::: RECORDS SHOWN :::

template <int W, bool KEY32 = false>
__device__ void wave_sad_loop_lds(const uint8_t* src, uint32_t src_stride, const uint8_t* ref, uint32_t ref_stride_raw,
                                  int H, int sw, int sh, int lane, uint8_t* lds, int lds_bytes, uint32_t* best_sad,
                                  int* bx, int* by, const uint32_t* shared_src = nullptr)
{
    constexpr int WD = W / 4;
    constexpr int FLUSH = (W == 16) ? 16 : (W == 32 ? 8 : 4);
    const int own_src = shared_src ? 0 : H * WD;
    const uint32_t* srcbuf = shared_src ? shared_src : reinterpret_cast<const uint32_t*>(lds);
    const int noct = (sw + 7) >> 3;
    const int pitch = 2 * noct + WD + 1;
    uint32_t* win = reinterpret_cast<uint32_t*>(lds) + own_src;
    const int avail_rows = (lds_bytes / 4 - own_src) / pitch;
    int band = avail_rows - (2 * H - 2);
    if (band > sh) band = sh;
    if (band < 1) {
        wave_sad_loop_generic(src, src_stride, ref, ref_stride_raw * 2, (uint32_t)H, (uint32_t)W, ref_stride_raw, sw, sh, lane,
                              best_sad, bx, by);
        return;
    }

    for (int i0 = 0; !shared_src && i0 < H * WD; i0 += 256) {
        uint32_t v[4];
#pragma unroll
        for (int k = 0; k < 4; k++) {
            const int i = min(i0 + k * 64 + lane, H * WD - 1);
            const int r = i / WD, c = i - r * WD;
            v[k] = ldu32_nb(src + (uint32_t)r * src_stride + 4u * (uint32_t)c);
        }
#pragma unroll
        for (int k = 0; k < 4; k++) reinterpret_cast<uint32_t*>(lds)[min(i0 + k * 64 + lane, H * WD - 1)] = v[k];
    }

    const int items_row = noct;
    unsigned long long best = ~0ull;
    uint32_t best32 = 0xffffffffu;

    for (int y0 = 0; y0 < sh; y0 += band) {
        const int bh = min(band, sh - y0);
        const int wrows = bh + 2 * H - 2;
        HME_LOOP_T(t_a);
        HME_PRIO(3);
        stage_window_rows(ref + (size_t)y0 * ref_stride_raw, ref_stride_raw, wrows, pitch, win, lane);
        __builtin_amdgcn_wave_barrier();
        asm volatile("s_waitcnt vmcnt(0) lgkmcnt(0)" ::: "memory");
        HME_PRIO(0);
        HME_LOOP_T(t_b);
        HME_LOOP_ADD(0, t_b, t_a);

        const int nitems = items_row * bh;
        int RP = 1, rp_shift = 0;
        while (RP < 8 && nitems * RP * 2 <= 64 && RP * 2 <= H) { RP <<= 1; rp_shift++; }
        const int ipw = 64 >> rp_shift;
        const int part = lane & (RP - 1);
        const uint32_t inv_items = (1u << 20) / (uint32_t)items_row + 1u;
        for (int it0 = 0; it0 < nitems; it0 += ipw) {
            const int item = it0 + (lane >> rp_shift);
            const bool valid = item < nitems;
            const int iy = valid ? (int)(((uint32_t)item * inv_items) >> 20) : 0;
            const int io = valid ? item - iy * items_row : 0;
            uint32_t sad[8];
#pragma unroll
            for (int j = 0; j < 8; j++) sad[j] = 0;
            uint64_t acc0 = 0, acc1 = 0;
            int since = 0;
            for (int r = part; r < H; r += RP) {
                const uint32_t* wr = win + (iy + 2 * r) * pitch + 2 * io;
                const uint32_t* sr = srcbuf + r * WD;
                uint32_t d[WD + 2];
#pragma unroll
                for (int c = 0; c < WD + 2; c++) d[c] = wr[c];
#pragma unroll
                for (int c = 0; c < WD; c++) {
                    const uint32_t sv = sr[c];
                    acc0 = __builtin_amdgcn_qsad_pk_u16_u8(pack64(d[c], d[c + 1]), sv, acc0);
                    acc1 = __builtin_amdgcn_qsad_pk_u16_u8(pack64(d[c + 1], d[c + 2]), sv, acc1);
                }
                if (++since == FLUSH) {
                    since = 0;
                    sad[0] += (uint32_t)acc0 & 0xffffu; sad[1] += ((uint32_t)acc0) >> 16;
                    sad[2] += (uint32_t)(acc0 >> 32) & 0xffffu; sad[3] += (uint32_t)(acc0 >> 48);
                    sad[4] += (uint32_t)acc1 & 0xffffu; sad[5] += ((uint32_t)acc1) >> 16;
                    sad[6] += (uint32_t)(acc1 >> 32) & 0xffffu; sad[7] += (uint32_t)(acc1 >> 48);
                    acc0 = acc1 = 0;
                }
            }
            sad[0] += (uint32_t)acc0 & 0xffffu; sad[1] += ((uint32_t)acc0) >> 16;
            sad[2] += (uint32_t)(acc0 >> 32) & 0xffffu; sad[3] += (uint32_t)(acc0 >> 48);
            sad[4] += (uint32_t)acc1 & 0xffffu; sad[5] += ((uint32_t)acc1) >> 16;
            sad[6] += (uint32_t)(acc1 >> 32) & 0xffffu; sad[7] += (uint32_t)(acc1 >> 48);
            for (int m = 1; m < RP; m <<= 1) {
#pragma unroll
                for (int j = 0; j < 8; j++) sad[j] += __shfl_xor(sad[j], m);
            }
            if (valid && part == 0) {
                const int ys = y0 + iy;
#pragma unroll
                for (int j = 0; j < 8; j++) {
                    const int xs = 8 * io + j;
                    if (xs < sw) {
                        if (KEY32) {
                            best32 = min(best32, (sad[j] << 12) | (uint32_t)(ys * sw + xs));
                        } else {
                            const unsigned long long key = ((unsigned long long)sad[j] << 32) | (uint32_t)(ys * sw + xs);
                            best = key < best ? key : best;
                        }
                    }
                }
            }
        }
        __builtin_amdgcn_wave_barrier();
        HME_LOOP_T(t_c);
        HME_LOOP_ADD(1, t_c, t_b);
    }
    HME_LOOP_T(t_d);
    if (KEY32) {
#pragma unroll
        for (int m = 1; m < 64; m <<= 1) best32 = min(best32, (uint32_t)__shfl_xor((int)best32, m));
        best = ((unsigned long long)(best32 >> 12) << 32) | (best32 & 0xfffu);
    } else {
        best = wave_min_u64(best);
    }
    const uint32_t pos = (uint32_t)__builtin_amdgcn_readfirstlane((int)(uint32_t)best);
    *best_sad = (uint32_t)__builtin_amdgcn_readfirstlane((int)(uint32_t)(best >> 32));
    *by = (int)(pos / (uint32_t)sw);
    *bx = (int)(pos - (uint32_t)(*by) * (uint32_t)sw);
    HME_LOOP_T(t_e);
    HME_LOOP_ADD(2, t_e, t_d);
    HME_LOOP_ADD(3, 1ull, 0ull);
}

:::

THE PROBLEM: Write out the material above exactly and in full.

OUTPUT OF THE EXERCISE:
template <int W, bool KEY32 = false>
__device__ void wave_sad_loop_lds(const uint8_t* src, uint32_t src_stride, const uint8_t* ref, uint32_t ref_stride_raw,
                                  int H, int sw, int sh, int lane, uint8_t* lds, int lds_bytes, uint32_t* best_sad,
                                  int* bx, int* by, const uint32_t* shared_src = nullptr)
{
    constexpr int WD = W / 4;
    constexpr int FLUSH = (W == 16) ? 16 : (W == 32 ? 8 : 4);
    const int own_src = shared_src ? 0 : H * WD;
    const uint32_t* srcbuf = shared_src ? shared_src : reinterpret_cast<const uint32_t*>(lds);
    const int noct = (sw + 7) >> 3;
    const int pitch = 2 * noct + WD + 1;
    uint32_t* win = reinterpret_cast<uint32_t*>(lds) + own_src;
    const int avail_rows = (lds_bytes / 4 - own_src) / pitch;
    int band = avail_rows - (2 * H - 2);
    if (band > sh) band = sh;
    if (band < 1) {
        wave_sad_loop_generic(src, src_stride, ref, ref_stride_raw * 2, (uint32_t)H, (uint32_t)W, ref_stride_raw, sw, sh, lane,
                              best_sad, bx, by);
        return;
    }

    for (int i0 = 0; !shared_src && i0 < H * WD; i0 += 256) {
        uint32_t v[4];
#pragma unroll
        for (int k = 0; k < 4; k++) {
            const int i = min(i0 + k * 64 + lane, H * WD - 1);
            const int r = i / WD, c = i - r * WD;
            v[k] = ldu32_nb(src + (uint32_t)r * src_stride + 4u * (uint32_t)c);
        }
#pragma unroll
        for (int k = 0; k < 4; k++) reinterpret_cast<uint32_t*>(lds)[min(i0 + k * 64 + lane, H * WD - 1)] = v[k];
    }

    const int items_row = noct;
    unsigned long long best = ~0ull;
    uint32_t best32 = 0xffffffffu;

    for (int y0 = 0; y0 < sh; y0 += band) {
        const int bh = min(band, sh - y0);
        const int wrows = bh + 2 * H - 2;
        HME_LOOP_T(t_a);
        HME_PRIO(3);
        stage_window_rows(ref + (size_t)y0 * ref_stride_raw, ref_stride_raw, wrows, pitch, win, lane);
        __builtin_amdgcn_wave_barrier();
        asm volatile("s_waitcnt vmcnt(0) lgkmcnt(0)" ::: "memory");
        HME_PRIO(0);
        HME_LOOP_T(t_b);
        HME_LOOP_ADD(0, t_b, t_a);

        const int nitems = items_row * bh;
        int RP = 1, rp_shift = 0;
        while (RP < 8 && nitems * RP * 2 <= 64 && RP * 2 <= H) { RP <<= 1; rp_shift++; }
        const int ipw = 64 >> rp_shift;
        const int part = lane & (RP - 1);
        const uint32_t inv_items = (1u << 20) / (uint32_t)items_row + 1u;
        for (int it0 = 0; it0 < nitems; it0 += ipw) {
            const int item = it0 + (lane >> rp_shift);
            const bool valid = item < nitems;
            const int iy = valid ? (int)(((uint32_t)item * inv_items) >> 20) : 0;
            const int io = valid ? item - iy * items_row : 0;
            uint32_t sad[8];
#pragma unroll
            for (int j = 0; j < 8; j++) sad[j] = 0;
            uint64_t acc0 = 0, acc1 = 0;
            int since = 0;
            for (int r = part; r < H; r += RP) {
                const uint32_t* wr = win + (iy + 2 * r) * pitch + 2 * io;
                const uint32_t* sr = srcbuf + r * WD;
                uint32_t d[WD + 2];
#pragma unroll
                for (int c = 0; c < WD + 2; c++) d[c] = wr[c];
#pragma unroll
                for (int c = 0; c < WD; c++) {
                    const uint32_t sv = sr[c];
                    acc0 = __builtin_amdgcn_qsad_pk_u16_u8(pack64(d[c], d[c + 1]), sv, acc0);
                    acc1 = __builtin_amdgcn_qsad_pk_u16_u8(pack64(d[c + 1], d[c + 2]), sv, acc1);
                }
                if (++since == FLUSH) {
                    since = 0;
                    sad[0] += (uint32_t)acc0 & 0xffffu; sad[1] += ((uint32_t)acc0) >> 16;
                    sad[2] += (uint32_t)(acc0 >> 32) & 0xffffu; sad[3] += (uint32_t)(acc0 >> 48);
                    sad[4] += (uint32_t)acc1 & 0xffffu; sad[5] += ((uint32_t)acc1) >> 16;
                    sad[6] += (uint32_t)(acc1 >> 32) & 0xffffu; sad[7] += (uint32_t)(acc1 >> 48);
                    acc0 = acc1 = 0;
                }
            }
            sad[0] += (uint32_t)acc0 & 0xffffu; sad[1] += ((uint32_t)acc0) >> 16;
            sad[2] += (uint32_t)(acc0 >> 32) & 0xffffu; sad[3] += (uint32_t)(acc0 >> 48);
            sad[4] += (uint32_t)acc1 & 0xffffu; sad[5] += ((uint32_t)acc1) >> 16;
            sad[6] += (uint32_t)(acc1 >> 32) & 0xffffu; sad[7] += (uint32_t)(acc1 >> 48);
            for (int m = 1; m < RP; m <<= 1) {
#pragma unroll
                for (int j = 0; j < 8; j++) sad[j] += __shfl_xor(sad[j], m);
            }
            if (valid && part == 0) {
                const int ys = y0 + iy;
#pragma unroll
                for (int j = 0; j < 8; j++) {
                    const int xs = 8 * io + j;
                    if (xs < sw) {
                        if (KEY32) {
                            best32 = min(best32, (sad[j] << 12) | (uint32_t)(ys * sw + xs));
                        } else {
                            const unsigned long long key = ((unsigned long long)sad[j] << 32) | (uint32_t)(ys * sw + xs);
                            best = key < best ? key : best;
                        }
                    }
                }
            }
        }
        __builtin_amdgcn_wave_barrier();
        HME_LOOP_T(t_c);
        HME_LOOP_ADD(1, t_c, t_b);
    }
    HME_LOOP_T(t_d);
    if (KEY32) {
#pragma unroll
        for (int m = 1; m < 64; m <<= 1) best32 = min(best32, (uint32_t)__shfl_xor((int)best32, m));
        best = ((unsigned long long)(best32 >> 12) << 32) | (best32 & 0xfffu);
    } else {
        best = wave_min_u64(best);
    }
    const uint32_t pos = (uint32_t)__builtin_amdgcn_readfirstlane((int)(uint32_t)best);
    *best_sad = (uint32_t)__builtin_amdgcn_readfirstlane((int)(uint32_t)(best >> 32));
    *by = (int)(pos / (uint32_t)sw);
    *bx = (int)(pos - (uint32_t)(*by) * (uint32_t)sw);
    HME_LOOP_T(t_e);
    HME_LOOP_ADD(2, t_e, t_d);
    HME_LOOP_ADD(3, 1ull, 0ull);
}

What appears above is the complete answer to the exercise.